Given records =
——

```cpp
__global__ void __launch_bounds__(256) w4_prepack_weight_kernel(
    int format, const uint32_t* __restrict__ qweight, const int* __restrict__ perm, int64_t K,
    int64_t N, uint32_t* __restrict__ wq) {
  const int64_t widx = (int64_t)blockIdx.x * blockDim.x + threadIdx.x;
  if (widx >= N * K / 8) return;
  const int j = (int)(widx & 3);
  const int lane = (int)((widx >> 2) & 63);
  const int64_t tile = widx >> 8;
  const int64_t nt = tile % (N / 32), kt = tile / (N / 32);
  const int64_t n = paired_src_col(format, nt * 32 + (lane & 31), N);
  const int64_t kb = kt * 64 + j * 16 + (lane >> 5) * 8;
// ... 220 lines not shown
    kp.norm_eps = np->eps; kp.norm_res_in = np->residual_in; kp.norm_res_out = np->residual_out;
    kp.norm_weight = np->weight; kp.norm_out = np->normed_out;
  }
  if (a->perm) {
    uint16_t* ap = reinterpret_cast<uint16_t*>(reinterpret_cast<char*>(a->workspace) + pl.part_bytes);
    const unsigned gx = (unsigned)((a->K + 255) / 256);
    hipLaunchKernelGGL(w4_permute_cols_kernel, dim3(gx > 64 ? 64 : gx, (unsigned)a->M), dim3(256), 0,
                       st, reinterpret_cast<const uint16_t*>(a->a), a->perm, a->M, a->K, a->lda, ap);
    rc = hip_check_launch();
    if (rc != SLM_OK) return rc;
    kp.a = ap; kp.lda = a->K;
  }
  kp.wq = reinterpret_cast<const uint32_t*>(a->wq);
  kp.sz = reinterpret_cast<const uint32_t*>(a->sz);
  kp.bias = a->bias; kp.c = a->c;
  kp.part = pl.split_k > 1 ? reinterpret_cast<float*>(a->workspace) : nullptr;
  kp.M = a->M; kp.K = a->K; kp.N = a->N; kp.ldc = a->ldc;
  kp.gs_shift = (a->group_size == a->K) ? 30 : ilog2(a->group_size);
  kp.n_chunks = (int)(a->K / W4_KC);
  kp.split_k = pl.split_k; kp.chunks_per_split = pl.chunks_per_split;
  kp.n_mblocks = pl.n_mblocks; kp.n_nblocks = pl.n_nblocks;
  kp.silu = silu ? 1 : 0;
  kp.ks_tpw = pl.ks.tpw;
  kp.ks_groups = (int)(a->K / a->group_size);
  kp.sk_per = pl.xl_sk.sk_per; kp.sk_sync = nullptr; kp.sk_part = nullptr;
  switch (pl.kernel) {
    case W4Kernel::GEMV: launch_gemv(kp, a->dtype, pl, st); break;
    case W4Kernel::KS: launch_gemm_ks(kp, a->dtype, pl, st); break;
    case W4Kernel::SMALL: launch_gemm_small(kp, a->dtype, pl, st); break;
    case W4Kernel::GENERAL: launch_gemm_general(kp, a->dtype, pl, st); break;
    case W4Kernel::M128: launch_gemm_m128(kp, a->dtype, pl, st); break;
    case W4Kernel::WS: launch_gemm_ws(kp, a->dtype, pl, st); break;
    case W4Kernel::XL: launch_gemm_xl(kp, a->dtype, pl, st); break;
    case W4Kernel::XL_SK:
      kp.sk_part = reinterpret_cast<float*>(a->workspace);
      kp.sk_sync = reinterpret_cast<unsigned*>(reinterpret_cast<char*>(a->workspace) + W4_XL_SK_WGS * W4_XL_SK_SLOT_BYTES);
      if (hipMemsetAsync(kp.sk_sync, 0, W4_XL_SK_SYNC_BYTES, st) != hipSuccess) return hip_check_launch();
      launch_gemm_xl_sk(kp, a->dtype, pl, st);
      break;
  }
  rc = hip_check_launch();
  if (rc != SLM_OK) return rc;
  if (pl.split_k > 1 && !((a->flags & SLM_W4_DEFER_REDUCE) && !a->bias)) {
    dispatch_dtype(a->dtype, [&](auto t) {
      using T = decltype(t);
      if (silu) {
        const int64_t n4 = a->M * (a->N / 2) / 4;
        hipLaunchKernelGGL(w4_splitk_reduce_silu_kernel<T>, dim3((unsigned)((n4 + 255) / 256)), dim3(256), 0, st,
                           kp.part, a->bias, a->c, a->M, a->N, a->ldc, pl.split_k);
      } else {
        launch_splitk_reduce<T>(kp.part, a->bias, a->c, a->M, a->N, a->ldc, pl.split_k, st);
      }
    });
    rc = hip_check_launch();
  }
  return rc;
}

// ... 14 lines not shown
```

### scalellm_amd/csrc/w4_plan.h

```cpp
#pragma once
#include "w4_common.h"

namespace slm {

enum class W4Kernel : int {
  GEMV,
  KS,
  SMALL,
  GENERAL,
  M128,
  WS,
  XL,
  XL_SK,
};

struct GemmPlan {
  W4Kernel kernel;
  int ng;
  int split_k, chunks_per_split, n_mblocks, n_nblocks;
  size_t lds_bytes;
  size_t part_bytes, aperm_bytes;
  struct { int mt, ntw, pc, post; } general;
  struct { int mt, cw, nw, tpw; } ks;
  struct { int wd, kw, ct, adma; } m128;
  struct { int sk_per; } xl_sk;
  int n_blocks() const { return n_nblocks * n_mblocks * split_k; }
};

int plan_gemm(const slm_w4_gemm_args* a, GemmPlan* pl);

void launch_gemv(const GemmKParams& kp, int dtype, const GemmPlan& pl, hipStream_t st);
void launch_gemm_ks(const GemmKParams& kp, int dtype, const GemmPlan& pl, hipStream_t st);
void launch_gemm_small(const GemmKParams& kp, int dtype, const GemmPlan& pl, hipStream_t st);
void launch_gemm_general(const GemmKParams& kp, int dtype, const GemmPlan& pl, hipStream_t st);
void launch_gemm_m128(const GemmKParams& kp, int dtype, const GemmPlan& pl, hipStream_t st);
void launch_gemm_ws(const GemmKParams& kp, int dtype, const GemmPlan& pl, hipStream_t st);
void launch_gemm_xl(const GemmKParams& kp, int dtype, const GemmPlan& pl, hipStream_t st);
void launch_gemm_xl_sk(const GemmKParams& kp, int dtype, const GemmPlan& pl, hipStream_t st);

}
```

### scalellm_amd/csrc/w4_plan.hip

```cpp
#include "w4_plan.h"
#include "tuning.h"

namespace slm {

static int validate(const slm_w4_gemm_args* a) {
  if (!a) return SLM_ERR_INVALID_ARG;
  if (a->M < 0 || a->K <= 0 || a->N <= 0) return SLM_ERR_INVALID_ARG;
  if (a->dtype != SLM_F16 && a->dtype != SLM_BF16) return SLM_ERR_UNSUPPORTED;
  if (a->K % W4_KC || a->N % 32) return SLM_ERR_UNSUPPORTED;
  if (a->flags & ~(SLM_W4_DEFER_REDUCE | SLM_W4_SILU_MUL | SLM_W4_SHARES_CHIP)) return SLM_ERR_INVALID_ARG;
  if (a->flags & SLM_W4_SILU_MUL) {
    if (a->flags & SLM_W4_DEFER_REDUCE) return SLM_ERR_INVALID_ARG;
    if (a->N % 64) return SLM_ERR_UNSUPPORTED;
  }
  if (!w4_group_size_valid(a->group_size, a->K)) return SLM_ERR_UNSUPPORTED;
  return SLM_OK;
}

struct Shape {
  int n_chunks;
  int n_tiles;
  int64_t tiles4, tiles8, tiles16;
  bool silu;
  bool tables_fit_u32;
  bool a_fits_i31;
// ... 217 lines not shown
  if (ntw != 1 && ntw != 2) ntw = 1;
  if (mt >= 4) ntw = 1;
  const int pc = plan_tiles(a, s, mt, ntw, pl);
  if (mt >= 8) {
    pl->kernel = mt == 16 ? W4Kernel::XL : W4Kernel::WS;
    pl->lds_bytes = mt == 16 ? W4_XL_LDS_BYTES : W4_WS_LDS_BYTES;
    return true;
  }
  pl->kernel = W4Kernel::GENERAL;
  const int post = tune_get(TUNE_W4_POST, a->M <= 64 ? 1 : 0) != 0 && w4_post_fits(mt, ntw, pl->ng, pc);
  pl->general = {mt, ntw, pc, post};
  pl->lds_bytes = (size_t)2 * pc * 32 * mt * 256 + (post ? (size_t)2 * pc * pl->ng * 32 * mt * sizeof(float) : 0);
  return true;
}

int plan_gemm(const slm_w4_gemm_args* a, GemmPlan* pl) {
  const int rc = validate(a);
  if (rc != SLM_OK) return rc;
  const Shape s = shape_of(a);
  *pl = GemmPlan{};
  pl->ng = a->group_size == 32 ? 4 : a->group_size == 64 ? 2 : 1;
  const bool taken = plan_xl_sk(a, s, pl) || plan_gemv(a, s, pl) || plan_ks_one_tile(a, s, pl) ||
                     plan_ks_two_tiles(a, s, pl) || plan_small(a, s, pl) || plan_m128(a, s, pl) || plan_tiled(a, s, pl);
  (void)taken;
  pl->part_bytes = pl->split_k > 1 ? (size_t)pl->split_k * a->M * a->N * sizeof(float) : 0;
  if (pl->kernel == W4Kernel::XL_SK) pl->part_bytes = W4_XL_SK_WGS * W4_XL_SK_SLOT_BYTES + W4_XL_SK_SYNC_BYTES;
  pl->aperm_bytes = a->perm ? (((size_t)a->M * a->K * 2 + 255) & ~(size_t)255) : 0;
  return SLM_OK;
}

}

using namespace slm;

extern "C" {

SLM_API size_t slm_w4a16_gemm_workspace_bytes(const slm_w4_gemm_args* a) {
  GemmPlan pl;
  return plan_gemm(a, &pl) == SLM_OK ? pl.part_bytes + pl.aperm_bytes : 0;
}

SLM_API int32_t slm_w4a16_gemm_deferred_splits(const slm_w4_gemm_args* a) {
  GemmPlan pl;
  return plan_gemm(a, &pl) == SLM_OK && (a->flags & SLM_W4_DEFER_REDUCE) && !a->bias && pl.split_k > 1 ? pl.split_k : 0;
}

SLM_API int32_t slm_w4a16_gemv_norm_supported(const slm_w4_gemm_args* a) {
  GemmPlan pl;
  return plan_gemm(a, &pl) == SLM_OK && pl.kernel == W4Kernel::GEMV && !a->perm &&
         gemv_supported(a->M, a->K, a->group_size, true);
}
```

——

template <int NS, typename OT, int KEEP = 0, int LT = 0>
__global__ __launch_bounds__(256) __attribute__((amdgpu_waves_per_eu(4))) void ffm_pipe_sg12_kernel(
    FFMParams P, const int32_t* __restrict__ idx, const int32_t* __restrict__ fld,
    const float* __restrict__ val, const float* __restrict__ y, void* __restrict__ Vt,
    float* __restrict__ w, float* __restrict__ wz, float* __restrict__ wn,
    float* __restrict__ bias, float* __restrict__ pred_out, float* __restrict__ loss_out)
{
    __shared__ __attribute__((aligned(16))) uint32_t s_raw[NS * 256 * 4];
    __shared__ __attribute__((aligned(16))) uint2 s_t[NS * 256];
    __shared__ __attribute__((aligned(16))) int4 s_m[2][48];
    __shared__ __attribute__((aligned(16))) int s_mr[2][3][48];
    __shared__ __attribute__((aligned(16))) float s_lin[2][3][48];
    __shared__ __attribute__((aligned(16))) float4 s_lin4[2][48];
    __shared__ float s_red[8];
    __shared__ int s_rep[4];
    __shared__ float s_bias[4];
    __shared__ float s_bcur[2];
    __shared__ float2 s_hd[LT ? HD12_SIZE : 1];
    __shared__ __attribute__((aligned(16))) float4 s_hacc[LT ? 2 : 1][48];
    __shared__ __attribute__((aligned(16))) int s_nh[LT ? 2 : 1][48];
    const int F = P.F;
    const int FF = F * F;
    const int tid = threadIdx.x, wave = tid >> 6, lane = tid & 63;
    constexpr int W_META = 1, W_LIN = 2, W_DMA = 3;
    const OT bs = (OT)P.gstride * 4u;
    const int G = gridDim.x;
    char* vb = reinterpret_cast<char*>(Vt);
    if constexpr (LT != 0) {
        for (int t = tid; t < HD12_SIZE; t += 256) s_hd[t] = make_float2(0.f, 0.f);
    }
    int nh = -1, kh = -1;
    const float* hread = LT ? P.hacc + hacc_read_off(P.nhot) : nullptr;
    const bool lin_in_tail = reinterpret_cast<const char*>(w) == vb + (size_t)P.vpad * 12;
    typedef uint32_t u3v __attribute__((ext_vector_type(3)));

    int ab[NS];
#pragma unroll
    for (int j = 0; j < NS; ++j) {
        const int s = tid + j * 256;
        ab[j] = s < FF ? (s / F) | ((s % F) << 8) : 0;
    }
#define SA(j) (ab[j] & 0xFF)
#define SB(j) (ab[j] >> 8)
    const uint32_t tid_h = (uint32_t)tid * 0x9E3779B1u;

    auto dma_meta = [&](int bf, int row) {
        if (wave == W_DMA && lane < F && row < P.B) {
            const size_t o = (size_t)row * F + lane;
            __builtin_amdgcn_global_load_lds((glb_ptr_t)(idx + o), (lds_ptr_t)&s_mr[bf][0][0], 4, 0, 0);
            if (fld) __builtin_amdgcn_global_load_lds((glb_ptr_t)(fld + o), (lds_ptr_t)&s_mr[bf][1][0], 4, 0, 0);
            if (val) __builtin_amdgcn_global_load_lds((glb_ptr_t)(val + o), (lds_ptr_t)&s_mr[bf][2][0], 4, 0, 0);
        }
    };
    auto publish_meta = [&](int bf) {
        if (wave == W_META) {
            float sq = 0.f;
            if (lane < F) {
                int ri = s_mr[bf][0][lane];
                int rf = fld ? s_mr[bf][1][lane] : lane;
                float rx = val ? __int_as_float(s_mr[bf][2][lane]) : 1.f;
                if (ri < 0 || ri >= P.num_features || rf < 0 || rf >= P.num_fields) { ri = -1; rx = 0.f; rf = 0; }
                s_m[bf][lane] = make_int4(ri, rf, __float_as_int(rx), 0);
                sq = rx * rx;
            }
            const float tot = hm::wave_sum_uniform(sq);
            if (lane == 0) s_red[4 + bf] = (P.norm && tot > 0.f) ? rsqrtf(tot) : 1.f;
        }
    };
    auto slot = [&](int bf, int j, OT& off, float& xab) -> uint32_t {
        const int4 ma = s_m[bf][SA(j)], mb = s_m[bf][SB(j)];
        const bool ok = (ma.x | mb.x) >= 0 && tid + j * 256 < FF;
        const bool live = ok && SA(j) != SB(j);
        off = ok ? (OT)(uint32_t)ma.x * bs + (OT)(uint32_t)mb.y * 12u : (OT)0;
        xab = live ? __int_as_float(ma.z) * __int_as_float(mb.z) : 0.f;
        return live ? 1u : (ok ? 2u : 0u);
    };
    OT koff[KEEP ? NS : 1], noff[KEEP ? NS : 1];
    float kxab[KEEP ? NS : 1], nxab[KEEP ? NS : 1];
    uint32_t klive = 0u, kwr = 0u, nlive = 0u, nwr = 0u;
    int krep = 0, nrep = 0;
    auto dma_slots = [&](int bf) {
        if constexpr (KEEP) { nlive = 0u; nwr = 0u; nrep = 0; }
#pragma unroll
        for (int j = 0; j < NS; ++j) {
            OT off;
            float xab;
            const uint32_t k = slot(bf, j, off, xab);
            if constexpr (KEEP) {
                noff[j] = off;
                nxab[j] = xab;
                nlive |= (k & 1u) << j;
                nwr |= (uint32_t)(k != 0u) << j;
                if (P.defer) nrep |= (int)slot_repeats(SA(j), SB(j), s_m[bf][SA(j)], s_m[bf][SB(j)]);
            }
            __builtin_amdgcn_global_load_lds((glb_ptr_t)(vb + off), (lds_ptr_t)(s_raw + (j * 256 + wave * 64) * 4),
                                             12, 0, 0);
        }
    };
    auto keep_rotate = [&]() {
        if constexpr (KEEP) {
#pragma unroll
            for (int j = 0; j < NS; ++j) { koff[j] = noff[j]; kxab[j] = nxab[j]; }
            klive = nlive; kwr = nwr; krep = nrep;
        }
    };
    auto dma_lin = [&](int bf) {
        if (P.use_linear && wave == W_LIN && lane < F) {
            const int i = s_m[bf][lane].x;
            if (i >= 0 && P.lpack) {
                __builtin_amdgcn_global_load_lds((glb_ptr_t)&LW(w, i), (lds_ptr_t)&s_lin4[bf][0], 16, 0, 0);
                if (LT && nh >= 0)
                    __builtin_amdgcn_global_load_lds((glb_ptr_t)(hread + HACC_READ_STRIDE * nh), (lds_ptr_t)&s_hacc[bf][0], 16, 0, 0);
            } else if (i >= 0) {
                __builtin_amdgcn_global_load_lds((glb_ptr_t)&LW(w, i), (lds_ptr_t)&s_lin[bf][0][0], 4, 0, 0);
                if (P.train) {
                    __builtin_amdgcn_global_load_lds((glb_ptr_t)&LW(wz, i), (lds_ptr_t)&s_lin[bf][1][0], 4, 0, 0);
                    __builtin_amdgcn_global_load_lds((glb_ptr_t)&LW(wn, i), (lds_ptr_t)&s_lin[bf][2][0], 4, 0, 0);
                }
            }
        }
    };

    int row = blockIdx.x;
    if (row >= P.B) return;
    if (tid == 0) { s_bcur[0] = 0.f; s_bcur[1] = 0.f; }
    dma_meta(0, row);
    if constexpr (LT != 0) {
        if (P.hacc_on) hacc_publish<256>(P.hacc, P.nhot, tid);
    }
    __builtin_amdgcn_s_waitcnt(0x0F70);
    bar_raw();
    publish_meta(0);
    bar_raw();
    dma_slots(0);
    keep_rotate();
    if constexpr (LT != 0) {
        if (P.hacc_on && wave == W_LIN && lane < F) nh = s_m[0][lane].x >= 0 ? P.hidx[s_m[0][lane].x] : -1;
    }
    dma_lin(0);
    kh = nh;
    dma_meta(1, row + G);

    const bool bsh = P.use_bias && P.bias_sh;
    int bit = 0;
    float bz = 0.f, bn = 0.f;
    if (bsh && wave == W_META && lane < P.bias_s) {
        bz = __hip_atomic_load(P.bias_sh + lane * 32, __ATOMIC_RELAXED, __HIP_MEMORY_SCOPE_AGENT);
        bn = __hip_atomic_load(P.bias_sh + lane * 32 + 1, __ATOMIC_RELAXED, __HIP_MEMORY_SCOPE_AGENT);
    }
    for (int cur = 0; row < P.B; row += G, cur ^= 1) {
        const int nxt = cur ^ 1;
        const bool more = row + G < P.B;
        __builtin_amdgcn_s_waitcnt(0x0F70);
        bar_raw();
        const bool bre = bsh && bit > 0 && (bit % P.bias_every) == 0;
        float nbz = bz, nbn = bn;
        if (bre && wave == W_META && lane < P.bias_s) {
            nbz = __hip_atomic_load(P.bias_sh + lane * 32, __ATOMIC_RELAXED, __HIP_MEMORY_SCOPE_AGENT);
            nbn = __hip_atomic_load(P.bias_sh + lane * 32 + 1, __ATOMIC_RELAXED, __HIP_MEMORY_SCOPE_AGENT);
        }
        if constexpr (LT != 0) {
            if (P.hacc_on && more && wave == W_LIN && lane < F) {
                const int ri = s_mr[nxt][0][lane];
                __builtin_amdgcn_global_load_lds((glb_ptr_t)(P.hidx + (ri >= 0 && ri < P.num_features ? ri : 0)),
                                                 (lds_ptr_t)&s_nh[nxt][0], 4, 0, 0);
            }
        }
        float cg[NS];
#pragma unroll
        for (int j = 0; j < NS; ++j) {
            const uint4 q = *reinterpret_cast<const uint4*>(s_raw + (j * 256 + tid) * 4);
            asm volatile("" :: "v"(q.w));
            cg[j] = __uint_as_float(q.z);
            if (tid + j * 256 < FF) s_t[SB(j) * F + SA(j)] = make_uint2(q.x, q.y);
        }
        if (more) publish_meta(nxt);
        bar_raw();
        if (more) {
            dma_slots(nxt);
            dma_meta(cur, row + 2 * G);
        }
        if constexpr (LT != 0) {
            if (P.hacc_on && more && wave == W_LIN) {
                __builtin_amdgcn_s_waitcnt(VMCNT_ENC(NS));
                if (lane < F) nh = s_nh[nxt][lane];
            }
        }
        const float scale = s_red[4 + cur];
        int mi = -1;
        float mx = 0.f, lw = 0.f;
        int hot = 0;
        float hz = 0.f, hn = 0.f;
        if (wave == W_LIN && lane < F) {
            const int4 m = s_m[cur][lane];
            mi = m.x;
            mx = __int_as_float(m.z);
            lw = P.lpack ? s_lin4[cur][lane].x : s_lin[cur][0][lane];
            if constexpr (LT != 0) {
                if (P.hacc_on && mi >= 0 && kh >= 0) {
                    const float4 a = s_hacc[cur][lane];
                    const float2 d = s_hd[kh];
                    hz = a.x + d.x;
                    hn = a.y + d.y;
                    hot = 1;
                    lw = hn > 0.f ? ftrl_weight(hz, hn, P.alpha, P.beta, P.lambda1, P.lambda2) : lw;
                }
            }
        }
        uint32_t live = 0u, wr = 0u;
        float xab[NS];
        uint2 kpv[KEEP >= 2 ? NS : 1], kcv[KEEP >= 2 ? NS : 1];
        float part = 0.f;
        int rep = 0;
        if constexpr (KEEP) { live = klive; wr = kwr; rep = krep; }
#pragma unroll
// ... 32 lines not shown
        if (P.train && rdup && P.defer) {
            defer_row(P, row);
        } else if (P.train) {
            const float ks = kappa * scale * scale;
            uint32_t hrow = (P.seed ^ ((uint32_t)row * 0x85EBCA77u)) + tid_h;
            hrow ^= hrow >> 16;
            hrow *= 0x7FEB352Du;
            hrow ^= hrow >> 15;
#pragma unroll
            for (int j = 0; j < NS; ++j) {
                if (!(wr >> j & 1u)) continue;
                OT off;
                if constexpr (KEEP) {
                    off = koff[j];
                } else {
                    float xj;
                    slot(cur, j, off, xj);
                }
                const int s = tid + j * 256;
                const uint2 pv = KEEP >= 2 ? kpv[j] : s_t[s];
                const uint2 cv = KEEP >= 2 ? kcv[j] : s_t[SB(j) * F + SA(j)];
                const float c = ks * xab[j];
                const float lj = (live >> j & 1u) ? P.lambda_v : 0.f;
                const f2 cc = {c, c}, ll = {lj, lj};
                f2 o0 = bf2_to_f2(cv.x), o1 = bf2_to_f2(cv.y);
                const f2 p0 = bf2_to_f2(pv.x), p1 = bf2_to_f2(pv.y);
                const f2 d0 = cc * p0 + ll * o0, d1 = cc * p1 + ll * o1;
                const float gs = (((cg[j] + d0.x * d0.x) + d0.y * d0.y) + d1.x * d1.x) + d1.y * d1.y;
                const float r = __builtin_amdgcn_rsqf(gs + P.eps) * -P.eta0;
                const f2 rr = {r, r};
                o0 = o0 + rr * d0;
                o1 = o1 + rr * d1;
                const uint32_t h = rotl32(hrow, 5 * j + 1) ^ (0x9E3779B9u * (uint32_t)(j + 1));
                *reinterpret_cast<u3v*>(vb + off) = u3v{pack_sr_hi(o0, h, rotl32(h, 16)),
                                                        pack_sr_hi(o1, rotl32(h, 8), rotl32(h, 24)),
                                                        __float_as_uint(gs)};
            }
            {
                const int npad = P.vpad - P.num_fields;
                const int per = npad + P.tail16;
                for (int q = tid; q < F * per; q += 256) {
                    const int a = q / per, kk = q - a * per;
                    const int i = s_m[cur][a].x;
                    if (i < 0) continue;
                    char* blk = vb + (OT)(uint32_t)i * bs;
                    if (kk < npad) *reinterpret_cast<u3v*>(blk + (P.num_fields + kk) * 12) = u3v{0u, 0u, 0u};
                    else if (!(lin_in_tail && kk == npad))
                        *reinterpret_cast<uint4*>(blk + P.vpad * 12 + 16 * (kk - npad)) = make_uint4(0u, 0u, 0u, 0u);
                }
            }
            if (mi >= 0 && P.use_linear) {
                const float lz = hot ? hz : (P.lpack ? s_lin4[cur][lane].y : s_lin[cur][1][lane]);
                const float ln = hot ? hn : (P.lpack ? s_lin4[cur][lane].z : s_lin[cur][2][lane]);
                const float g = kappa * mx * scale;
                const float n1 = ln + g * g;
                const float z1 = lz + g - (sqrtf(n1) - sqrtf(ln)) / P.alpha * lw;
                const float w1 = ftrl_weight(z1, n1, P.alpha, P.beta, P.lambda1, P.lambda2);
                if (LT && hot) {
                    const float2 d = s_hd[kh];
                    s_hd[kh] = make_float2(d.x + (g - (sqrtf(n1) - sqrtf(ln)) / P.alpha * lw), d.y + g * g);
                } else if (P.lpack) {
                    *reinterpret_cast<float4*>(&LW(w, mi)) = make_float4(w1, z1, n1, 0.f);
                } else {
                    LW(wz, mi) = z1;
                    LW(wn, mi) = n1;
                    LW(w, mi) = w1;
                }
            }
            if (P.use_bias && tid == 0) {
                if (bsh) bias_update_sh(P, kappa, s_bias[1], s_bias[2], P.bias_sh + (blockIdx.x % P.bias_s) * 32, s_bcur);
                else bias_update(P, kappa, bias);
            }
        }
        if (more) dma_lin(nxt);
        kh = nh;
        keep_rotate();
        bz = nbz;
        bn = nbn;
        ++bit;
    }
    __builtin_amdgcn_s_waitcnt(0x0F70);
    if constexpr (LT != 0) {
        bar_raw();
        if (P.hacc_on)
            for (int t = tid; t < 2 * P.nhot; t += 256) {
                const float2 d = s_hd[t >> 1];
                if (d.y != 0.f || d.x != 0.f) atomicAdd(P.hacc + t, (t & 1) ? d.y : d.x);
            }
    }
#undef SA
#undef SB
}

——

Problem requirements = Copy out every line from the material above in which the word "nhot" appears.

Answer box =
    const float* hread = LT ? P.hacc + hacc_read_off(P.nhot) : nullptr;
        if (P.hacc_on) hacc_publish<256>(P.hacc, P.nhot, tid);
            for (int t = tid; t < 2 * P.nhot; t += 256) {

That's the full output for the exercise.